Na temat ksiazki Williama Rickenbackera zatytulowanej "The twelve-year sentence".
Fragment eseju Jeffrey'a Tuckera "Is school like jail?"
"Think of the phrase “twelve-year sentence.” They government took them in at the age of 6. It sat them down in desks, 30 or so per room. It paid teachers to lecture them and otherwise keep them busy while their parents worked to cough up 40% of their paychecks to the government to fund the system (among other things) that raises their kids.
So on it goes for 12 years, until the age of 18, when the government decides that it is time for them to move on to college, where they sit for another four years, also at mom and dad’s expense.
What have they learned? They have learned how to sit at a desk and zone out for hours and hours, five days per week. They might have learned how to repeat back things said by their warden — I mean teacher. They’ve learned how to sneak around the system a bit and have something resembling a life on the sly.
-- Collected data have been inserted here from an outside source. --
@@ -561,7 +586,8 @@
 struct FrPend { float fpx, fpy; unsigned short n, gc, hint, key; };
 
 template <int G, bool REG>
-__device__ __forceinline__ void g_frame(const FtlDevParams& P, GCtx& E, const Limits& L, double2& lead_cs, const int4* s_near, int& tick, const bool first, const int f_idx,
+__device__ __forceinline__ void g_frame(const FtlDevParams& P, GCtx& E, const Limits& L, double2& lead_cs, const int4* s_near, const NearReg nq, const int walk_from,
+                                        int& tick, const bool first, const int f_idx,
                                         unsigned char* s_rec, const int rec_stride, FrPend* s_pend, int* s_pcnt, bool& pend, int& pend_idx, float& new_ad) {
     const ftl_config& c = P.cfg;
     const int r = E.r;
@@ -667,15 +693,26 @@
     const int frx = gb_i<G, 1>(E.rb.rx), fry = gb_i<G, 1>(E.rb.ry), frw = gb_i<G, 1>(E.rb.rw), frh = gb_i<G, 1>(E.rb.rh);
     const float lpx = gb_f<G, 0>(E.rb.px), lpy = gb_f<G, 0>(E.rb.py);
     const int lrx = gb_i<G, 0>(E.rb.rx), lry = gb_i<G, 0>(E.rb.ry), lrw = gb_i<G, 0>(E.rb.rw), lrh = gb_i<G, 0>(E.rb.rh);
-    bool fhit = false, lhit = false;
-    for (int s = r; s < E.near_cnt; s += G) {
-        int4 q = s_near[s];
-        fhit |= rects_collide(frx, fry, frw, frh, q.x, q.y, q.z, q.w);
-        lhit |= rects_collide(lrx, lry, lrw, lrh, q.x, q.y, q.z, q.w);
+    const int qx = (nq.xy << 16) >> 16, qy = nq.xy >> 16, qw = nq.wh & 0xffff, qh = (int)((unsigned)nq.wh >> 16);
+    bool fhit = rects_collide(frx, fry, frw, frh, qx, qy, qw, qh);
+    bool lhit = rects_collide(lrx, lry, lrw, lrh, qx, qy, qw, qh);
+    if (walk_from >= 0) {
+        int slot = E.slot;
+        asm volatile("" : "+v"(slot));
+        const int4* nl = s_near + (size_t)slot * c.n_static;
+        const int cnt = reinterpret_cast<const int*>(s_near + (size_t)(FTL_WAVE / G) * c.n_static)[slot];
+        for (int s = r + walk_from; s < cnt; s += G) {
+            int4 q = nl[s];
+            fhit |= rects_collide(frx, fry, frw, frh, q.x, q.y, q.z, q.w);
+            lhit |= rects_collide(lrx, lry, lrw, lrh, q.x, q.y, q.z, q.w);
+        }
     }
     if (act && r != 1) fhit |= rects_collide(frx, fry, frw, frh, orx, ory, orw, orh);
     if (act && r == 1) lhit |= rects_collide(lrx, lry, lrw, lrh, E.rb.rx, E.rb.ry, E.rb.rw, E.rb.rh);
-    fhit = group_any<G>(fhit); lhit = group_any<G>(lhit);
+    {
+        const int hb = group_or<G, 2>((fhit ? 1 : 0) | (lhit ? 2 : 0));
+        fhit = (hb & 1) != 0; lhit = (hb & 2) != 0;
+    }
     bool f_coll = false;
     if (!c.ignore_follower_collisions) {
         bool out = (double)fpx > (double)c.width || (double)fpy > (double)c.height || fpx < 0.0f || fpy < 0.0f;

They have learned to live for the weekend and say “TGIF!” Perhaps they have taken a few other skills with them: sports, music, theater or whatever. But they have no idea how to turn their limited knowledge or abilities into something remunerative in a market system that depends most fundamentally on individual initiative, alertness, choice and exchange.
They are deeply ignorant about the stuff that makes the world work and builds civilization, by which I mostly mean commerce. They’ve never worked a day in the private sector. They’ve never taken an order, never faced the bracing truth of the balance sheet, never taken a risk, never even managed money. They’ve only been consumers, not producers, and their consumption has been funded by others, either by force (taxes) or by leveraged parents on a guilt trip."